2024 will be a year of growth for Roivant.”
Recent Developments
- Roivant: In
December 2023, Roivant announced the completion of the sale of
Telavant to Roche for an upfront payment of approximately $7.1
billion with an additional $150 million in cash payable upon the
completion of a near-term milestone. Under the terms of the
agreement, Roche gained the rights to develop, manufacture and
commercialize RVT-3101 in the US and Japan for the treatment of
inflammatory bowel disease and potentially other diseases. Prior to
the closing of the transaction, Roivant owned 75% of the issued and
outstanding shares of common stock and preferred stock of Telavant
and Pfizer owned the remaining 25%, in each case on an as-converted
basis. Roivant’s net cash proceeds from the transaction are
approximately $5.2 billion. Approximately $110 million of the
additional milestone payment will be payable to Roivant.Roivant
reported its consolidated cash, cash equivalents and restricted
cash of $6.7 billion at December 31, 2023.

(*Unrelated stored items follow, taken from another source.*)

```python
class ConvDesc(ctypes.Structure):
    _fields_ = [(n, ctypes.c_int32) for n in (
        "N", "D", "H", "W", "C0", "C1", "Cout", "KD", "KH", "KW", "SD", "SH", "SW",
        "PD", "PH", "PW", "Do", "Ho", "Wo")]
# ... 65 lines not shown
    "adell_bn_running_update": (_i, [_vp] * 5 + [_i, _l, _f, _f, _vp]),
    "adell_bn_stats_sums": (_i, [_vp, _i, _i, _i, _l, _vp, _vp, ctypes.c_size_t, _vp]),
    "adell_bn_stats_from_sums": (_i, [_vp, _i, _f, _vp, _vp, _vp, _vp, _vp, _f, _vp]),
    "adell_channel_partials_ntiles": (_i, [_l]),
    "adell_channel_partials": (_i, [_vp, _i, _l, _i, _vp, _vp]),
    "adell_norm_act_fwd": (_i, [ctypes.POINTER(NormActDesc), _vp, _vp, _vp, _vp, _vp, _vp, _vp, _vp]),
    "adell_norm_act_mask_bytes": (_l, [ctypes.POINTER(NormActDesc)]),
    "adell_norm_act_fwd_split": (_i, [ctypes.POINTER(NormActDesc)] + [_vp] * 7 + [_i, _vp, _vp]),
    "adell_split_rows_from_f32": (_i, [_vp, _i, _l, _i, _vp, _vp, _vp]),
    "adell_split_rows_to_f32": (_i, [_vp, _i, _l, _i, _vp, _vp, _vp]),
    "adell_conv3d_f16x3_rows_ok": (_i, [ctypes.POINTER(ConvDesc)]),
    "adell_conv3d_bwd_weight_f16x3_rows_ok": (_i, [ctypes.POINTER(ConvDesc)]),
    "adell_conv3d_bwd_weight_f16x3_plan": (_i, [ctypes.POINTER(ConvDesc), _vp]),
    "adell_conv3d_bwd_weight_f16x3_rows": (_i, [ctypes.POINTER(ConvDesc)] + [_vp] * 10
                                           + [ctypes.c_size_t, _vp]),
    "adell_conv3d_fwd_f16x3_rows": (_i, [ctypes.POINTER(ConvDesc)] + [_vp] * 10 + [_i, _vp, _vp]),
    "adell_norm_act_fwd_mask": (_i, [ctypes.POINTER(NormActDesc)] + [_vp] * 9),
    "adell_norm_act_bwd_from_dt": (_i, [ctypes.POINTER(NormActDesc)] + [_vp] * 5 + [_i, _i, _i, _vp, _vp,
                                                                              ctypes.c_size_t, _vp]),
    "adell_conv3d_bwd_data_f16x3_adn_ntiles": (_i, [ctypes.POINTER(ConvDesc)]),
    "adell_conv3d_bwd_data_f16x3_adn": (_i, [ctypes.POINTER(ConvDesc)] + [_vp] * 7
                                        + [ctypes.POINTER(AdnSite), ctypes.POINTER(AdnSite), _vp, _i, _vp]),
    "adell_norm_act_bwd_workspace": (_l, [ctypes.POINTER(NormActDesc)]),
    "adell_norm_act_bwd": (_i, [ctypes.POINTER(NormActDesc)] + [_vp] * 11 + [ctypes.c_size_t, _vp]),
    "adell_norm_act_plan": (_i, [ctypes.POINTER(NormActDesc)] + [_i] * 6 + [_vp]),
    "adell_norm_act_stats_plan": (_i, [_i, _i, _i, _vp]),
    "adell_norm_act_bwd_sums": (_i, [ctypes.POINTER(NormActDesc)] + [_vp] * 11 + [ctypes.c_size_t, _vp]),
    "adell_norm_act_bwd_apply_sums": (_i, [ctypes.POINTER(NormActDesc)] + [_vp] * 10
                                      + [ctypes.c_size_t, _vp]),
    "adell_norm_act_bwd_lowrank": (_i, [ctypes.POINTER(NormActDesc), _vp, _vp, _vp, _i, _vp, _vp, _vp,
# ... 185 lines not shown
    "adell_lesion_candidates_capacity": (_l, [_i] * 6),
    "adell_lesion_candidates": (_i, [_vp, _l, _i, _i, _i, _i, _f, _f] + [_i] * 5 + [_vp] * 6
                                + [_l, ctypes.POINTER(ctypes.c_int), _vp, _l, _vp]),
    "adell_item_stats_workspace": (_l, [_i, _l]),
    "adell_item_stats": (_i, [_vp, _i, _l, _vp, _vp, ctypes.c_size_t, _vp]),
    "adell_aug_intensity": (_i, [_vp, _vp, _i, _l, _vp, ctypes.c_uint64, ctypes.c_uint32, _vp]),
    "adell_affine_sample": (_i, [_vp, _vp, _i, _i, _i, _i, _i, _vp, _i, _i, _vp]),
    "adell_axis_filter": (_i, [_vp, _vp, _i, _i, _i, _i, _i, _i, _vp, _i, _vp]),
    "adell_bias_field": (_i, [_vp, _vp, _i, _i, _i, _i, _i, _vp, _vp]),
    "adell_axis_lut_sample": (_i, [_vp, _vp, _i, _i, _i, _i, _i, _vp, _i, _vp]),
    "adell_dw_mfma_ok": (_i, [_i] * 8 + [_vp, _vp]),
    "adell_dw_dense_ok": (_i, [_i] * 8 + [_vp, _vp]),
    "adell_dw_wgrad_mfma_ok": (_i, [_i] * 8 + [_vp, _vp]),
    "adell_dwconv3d_plan": (_i, [_i] * 11 + [_vp]),
    "adell_wgrad_zring_plan": (_i, [_i] * 16 + [_vp]),
    "adell_rowscale_fwd": (_i, [_vp] * 5 + [_i, _i, _vp]),
    "adell_rowscale_bwd": (_i, [_vp] * 8 + [_i, _i, _vp]),
    "adell_window_ndhwc": (_i, [_vp, _vp] + [_i] * 11 + [_vp]),
    "adell_gibbs_workspace": (_l, [_i, _i, _i, _i, _i]),
    "adell_gibbs_lowpass": (_i, [_vp, _vp, _i, _i, _i, _i, _i, _vp, _vp, ctypes.c_size_t, _vp]),
    "adell_gather_nd": (_i, [_vp, _vp, _i, _vp, _vp, _vp, _i, _vp, _vp, _vp, _vp]),
    "adell_layernorm_rows_fwd": (_i, [_vp, _l, _i, _i, _l, _l, _vp, _vp, _f, _vp, _vp, _vp, _vp]),
    "adell_layernorm_rows_bwd_workspace": (_l, [_l, _i]),
    "adell_layernorm_rows_bwd": (_i, [_vp, _vp, _vp, _vp, _vp, _l, _i, _i, _l, _l, _vp, _l, _l,
                                      _vp, _vp, _vp, ctypes.c_size_t, _vp]),
    "adell_winattn_fwd": (_i, [_vp, _vp, _vp, _l, _l, _vp, _vp, _i, _l, _i, _i, _i, _i, _f, _f,
                               ctypes.c_ulong, ctypes.c_uint, _vp, _vp, _vp]),
    "adell_winattn_bwd": (_i, [_vp, _vp, _vp, _l, _l, _vp, _vp, _i, _vp, _vp, _vp, _l, _i, _i, _i,
                               _i, _f, _f, ctypes.c_ulong, ctypes.c_uint, _vp, _vp, _vp, _vp, _vp]),
    "adell_gemm_f32_workspace_floats": (_l, [_i, _i, _i]),
# ... 73 lines not shown
```

adell_mri_amd/csrc/common.h:

```cpp
#pragma once
#include <hip/hip_runtime.h>
#include <stdint.h>
#include <stdio.h>
#include "../../include/adell_hip.h"

typedef float f32x16 __attribute__((ext_vector_type(16)));
typedef float f32x4 __attribute__((ext_vector_type(4)));

#define ADELL_WAVE 64
#define ADELL_GLOBAL __attribute__((address_space(1)))

void adell_set_error(const char* fmt, ...);

struct AdellTuning {
  int igemm_nospec;
  int igemm_no8;
  int no_splitk;
  int wgrad_nozring;
  int attn_nomfma;
  int dw_nomfma;
  int dw_wgrad_nomfma;
  int wgrad_no16;
  int igemm_no16;
  int gemm_norows;
// ... 19 lines not shown
      adell_set_error("%s:%d: %s -> %s", __FILE__, __LINE__, #expr,            \
                      hipGetErrorString(_e));                                  \
      return ADELL_E_HIP;                                                      \
    }                                                                          \
  } while (0)

#define ADELL_REQUIRE(cond, ...)                                               \
  do {                                                                         \
    if (!(cond)) {                                                             \
      adell_set_error(__VA_ARGS__);                                            \
      return ADELL_E_BADARG;                                                   \
    }                                                                          \
  } while (0)

constexpr int kAdellLdsPerCu = 160 * 1024;

template <auto Kern, typename... Args>
static int adell_launch(dim3 grid, dim3 block, size_t lds, hipStream_t st, const Args&... args) {
  static const hipError_t attr = [] {
    hipFuncAttributes fa;
    const hipError_t e = hipFuncGetAttributes(&fa, reinterpret_cast<const void*>(Kern));
    if (e != hipSuccess) return e;
    return hipFuncSetAttribute(reinterpret_cast<const void*>(Kern),
                               hipFuncAttributeMaxDynamicSharedMemorySize,
                               kAdellLdsPerCu - (int)fa.sharedSizeBytes);
  }();
  if (attr != hipSuccess) {
    adell_set_error("%s: raising the dynamic LDS limit -> %s", __PRETTY_FUNCTION__,
                    hipGetErrorString(attr));
    return ADELL_E_HIP;
  }
  hipLaunchKernelGGL(Kern, grid, block, lds, st, args...);
  const hipError_t e = hipGetLastError();
  if (e != hipSuccess) {
    adell_set_error("%s: launch -> %s", __PRETTY_FUNCTION__, hipGetErrorString(e));
    return ADELL_E_HIP;
  }
  return ADELL_OK;
}

int adell_cu_count();
// ... 125 lines not shown
```

adell_mri_amd/csrc/conv3d.hip:

```cpp
#include "conv_igemm.h"
#include "conv_igemm_f16.h"

#ifdef ADELL_DEBUG
__device__ unsigned long long* adell_g_stamps = nullptr;
extern "C" int adell_debug_set_stamps(void* device_buffer) {
  ADELL_CHECK_HIP(hipMemcpyToSymbol(HIP_SYMBOL(adell_g_stamps), &device_buffer, sizeof(void*)));
  return ADELL_OK;
}
#endif

struct ConvTile {
  int cfg;
  int BM, BN;
  int lTX, lTY, lTZ;
};

static void adell_shape_brick(int BM, int Wo, int Ho, int Do, int* lx, int* ly,
                              int* lz) {
  int bits = adell_ilog2(BM);
  int cap[3] = {adell_ilog2(Wo), adell_ilog2(Ho), adell_ilog2(Do)};
  int l[3] = {0, 0, 0};
  int pref[3] = {3, 3, 2};
  for (int pass = 0; pass < 2 && bits > 0; ++pass) {
    bool progress = true;
// ... 352 lines not shown
  int rows_ok;
  int adn_rows;
  int stat_rows;
  dim3 grid;
};

static bool adell_is_3s1(const ConvArgs& a) {
  return a.KD == 3 && a.KH == 3 && a.KW == 3 && a.SD == 1 && a.SH == 1 && a.SW == 1 && a.UPS == 1 &&
         a.UPSY == 1 && a.UPSZ == 1 && a.shuffle == 0;
}

static bool adell_item_below_4g(const ConvArgs& a) {
  return (size_t)a.D * a.H * a.W * (a.C0 > a.C1 ? a.C0 : a.C1) < ((size_t)1 << 30);
}

static int adell_plan_tile_f16(const ConvArgs& a, int N, ConvPlanF16* p) {
  ConvTile t = adell_pick_tile(N, a.Do, a.Ho, a.Wo, a.Cout, g_conv_force_cfg);
  const bool is3s1 = adell_is_3s1(a);
  if (g_conv_force_cfg < 0 && adell_conv_zring16_ok(&a)) {
    int seglen = 0, nseg = 0;
    adell_conv_zring16_segments(N, a.Do, a.Ho, a.Wo, &seglen, &nseg);
    t.cfg = 8;
    t.BM = 64;
    t.BN = 16;
    t.lTX = 3; t.lTY = 3; t.lTZ = 0;
    p->tile = t;
    p->brick = {adell_cdiv(a.Wo, 8), adell_cdiv(a.Ho, 8), nseg, 10, 10, seglen, 100};
    p->GKH = 3;
    p->lds = 0;
    return ADELL_OK;
// ... 37 lines not shown
    const int next = t.cfg == 0 ? 2 : t.cfg == 1 ? 3 : 6;
    if (t.cfg == next || g_conv_force_cfg >= 0) break;
    t = adell_pick_tile(N, a.Do, a.Ho, a.Wo, a.Cout, next);
  }
  if (lds > 160 * 1024) {
    adell_set_error("conv f16x3: LDS need %zu B exceeds 160 KiB (k=%d stride=%d)", lds, a.KW, a.SW);
    return ADELL_E_UNSUPPORTED;
  }
  if (t.cfg == 1 && !retiled && is3s1 && t.lTX == 3 && t.lTY == 3 && t.lTZ == 2 && a.Do >= 8 &&
      a.C0 % 16 == 0 && a.C1 % 16 == 0 && adell_item_below_4g(a) && g_conv_force_cfg < 0 &&
      !g_adell_tune.igemm_nospec && !g_adell_tune.igemm_no8) {
    t.cfg = 4;
    t.BM = 512;
    t.lTZ = 3;
    p->brick = adell_brick(a, t);
    lds = (size_t)1000 * 64 + (size_t)7 * 32 * 64 + 64;
  }
  if (a.shuffle != 0 && a.KD == 1 && a.KH == 1 && a.KW == 1 && a.Cout >= 128 &&
      g_conv_force_cfg < 0 && !g_adell_tune.igemm_nospec) {
    t.cfg = 5;
    t.BM = 64;
    t.BN = 256;
    adell_shape_brick(64, a.Wo, a.Ho, a.Do, &t.lTX, &t.lTY, &t.lTZ);
    p->brick = adell_brick(a, t);
    p->GKH = 1;
    lds = (size_t)p->brick.VP * 64 + (size_t)256 * 64 + 64;
    if (lds < (size_t)1 * 256 * 2 * sizeof(float)) lds = (size_t)256 * 2 * sizeof(float);
  }
  p->tile = t;
  p->lds = lds;
  return ADELL_OK;
// ... 504 lines not shown
```

adell_mri_amd/csrc/conv_wgrad_f16.hip:

```cpp
#include "conv_wgrad_host.h"

typedef _Float16 half8 __attribute__((ext_vector_type(8)));
typedef _Float16 half4 __attribute__((ext_vector_type(4)));
typedef __fp16 fp16x4 __attribute__((__vector_size__(4 * sizeof(__fp16))));

__device__ __forceinline__ half8 adell_tr_frag(const char* base, int off, int step) {
  typedef __attribute__((address_space(3))) fp16x4* lds_p;
  const fp16x4 lo4 = __builtin_amdgcn_ds_read_tr16_b64_v4f16((lds_p)(base + off));
  const fp16x4 hi4 = __builtin_amdgcn_ds_read_tr16_b64_v4f16((lds_p)(base + off + step));
  half8 r;
  r[0] = (_Float16)lo4[0]; r[1] = (_Float16)lo4[1]; r[2] = (_Float16)lo4[2]; r[3] = (_Float16)lo4[3];
  r[4] = (_Float16)hi4[0]; r[5] = (_Float16)hi4[1]; r[6] = (_Float16)hi4[2]; r[7] = (_Float16)hi4[3];
  return r;
}

struct WgradF16Args {
  const float* x0;
  const float* x1;
  const float* dy;
  float* ws;
  float* wsdb;
  const unsigned* xmax;
  const unsigned* ymax;
  int N, D, H, W;
// ... 498 lines not shown
  a.PD = d.PD; a.PH = d.PH; a.PW = d.PW;
  a.Do = d.Do; a.Ho = d.Ho; a.Wo = d.Wo;
  a.lTY = p.lTY; a.ntx = p.ntx; a.nty = p.nty; a.HX = p.HX; a.HY = p.HY;
  a.GKH = p.GKH; a.NGY = p.NGY;
  a.TCI = p.TCI; a.TCO = p.TCO; a.nci = p.nci; a.nco = p.nco; a.R = p.R;
  a.ksplit = p.ksplit;
  a.vecx = (d.C0 % 4 == 0) && (d.C1 % 4 == 0) && (((uintptr_t)x0 & 15) == 0) &&
           (((uintptr_t)x1 & 15) == 0);
  a.vecy = (d.Cout % 4 == 0) && (((uintptr_t)dy & 15) == 0);
  return r.inst->launch(a, r.grid, p.lds, st);
}

static int adell_wgrad_f16_run(const adell_conv3d_desc& d, const float* x0, const float* x1,
                               const float* dy, float* out, float* db, const uint32_t* xmax_in,
                               const uint32_t* ymax_in, void* ws, size_t ws_bytes, hipStream_t st,
                               const int* xk0 = nullptr, const int* xk1 = nullptr) {
  WgradRoute r;
  const int prc = adell_wgrad_route(d, &r);
  ADELL_REQUIRE((!xk0 && !xk1) || r.rows_ok,
                "wgrad f16x3: this problem does not take split-row sources "
                "(adell_conv3d_bwd_weight_f16x3_rows_ok)");
  if (prc != ADELL_OK) return prc;
  if (r.route == ADELL_WGRAD_SMALL)
    return adell_wgrad_small(&d, x0, x1, dy, out, db, ws, ws_bytes, st);
  const int Cin = d.C0 + d.C1, Cout = d.Cout, ntap = d.KD * d.KH * d.KW;
  const size_t need = adell_wgrad_f16_ws(r.R, d);
  ADELL_REQUIRE(ws != nullptr && ws_bytes >= need, "wgrad f16x3: workspace too small (%zu < %zu)",
                ws_bytes, need);
  float* slabs = (float*)ws;
  float* wsdb = slabs + (size_t)r.R * ntap * Cin * Cout;
  unsigned* amax = reinterpret_cast<unsigned*>(wsdb + (size_t)r.R * Cout);
// ... 2 lines not shown
  auto blocks_for = [](long n) { long b = (n / 4 + 255) / 256; return (int)(b > 2048 ? 2048 : (b < 1 ? 1 : b)); };
  if (!xmax_in || !ymax_in) ADELL_CHECK_HIP(hipMemsetAsync(amax, 0, 4 * sizeof(unsigned), st));
  if (!xmax_in) {
    if (!xk0)
      hipLaunchKernelGGL(adell_absmax2_kernel, dim3(blocks_for(nx0)), dim3(256), 0, st, x0, nx0, amax);
    if (d.C1 > 0 && !xk1)
      hipLaunchKernelGGL(adell_absmax2_kernel, dim3(blocks_for(nx1)), dim3(256), 0, st, x1, nx1, amax);
  }
  if (!ymax_in)
    hipLaunchKernelGGL(adell_absmax2_kernel, dim3(blocks_for(ny)), dim3(256), 0, st, dy, ny, amax + 1);
  const unsigned* xmax = xmax_in ? xmax_in : amax;
  const unsigned* ymax = ymax_in ? ymax_in : amax + 1;
  float* dbs = db ? wsdb : nullptr;
  int rc;
  if (r.route == ADELL_WGRAD_ZRING32 || r.route == ADELL_WGRAD_ZRING16)
    rc = adell_wgrad_zring_launch(d, r.zr, x0, x1, dy, slabs, dbs, xmax, ymax, st, xk0, xk1);
  else if (r.route == ADELL_WGRAD_S2)
    rc = adell_wgrad_s2_launch(d, r.s2, x0, dy, slabs, dbs, xmax, ymax, st);
  else
    rc = adell_wgrad_plane_launch(d, r, x0, x1, dy, slabs, dbs, xmax, ymax, st);
  if (rc != ADELL_OK) return rc;
  return adell_wgrad_reduce_launch(slabs, out, r.R, ntap, Cin, Cout, dbs, db, st);
}
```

- Immunovant: In November 2023, Immunovant
reported IMVT-1402, a second-generation antibody targeting the
neonatal fragment crystallizable receptor (FcRn), continued to show
potentially best-in-class profile in a Phase 1 clinical trial in
healthy adults. Initial data from the 600 mg MAD cohort showed that
four subcutaneously administered doses of 600 mg IMVT-1402 reduced
total immunoglobulin G (IgG) levels by a mean of 74%, very similar
to the 76% IgG reduction after four weekly injections of 680 mg
batoclimab, but with no or minimal changes in serum albumin and LDL
cholesterol, consistent with observations in placebo.In December
2023, Immunovant reported in an open-label Phase 2 proof-of-concept
clinical trial of batoclimab in Graves’ disease, response rates
from an initial cohort of patients who were hyperthyroid despite
treatment with an anti-thyroid medication for more than 12 weeks
were meaningfully higher than 50 percent, after receiving
once-weekly subcutaneous injections of 680 mg batoclimab for 12
weeks. This trial is ongoing.
-
Dermavant: For the third quarter
ended December 31, 2023, Roivant reported VTAMA net product revenue
of $20.7M, representing a 28.5% gross-to-net yield for the quarter.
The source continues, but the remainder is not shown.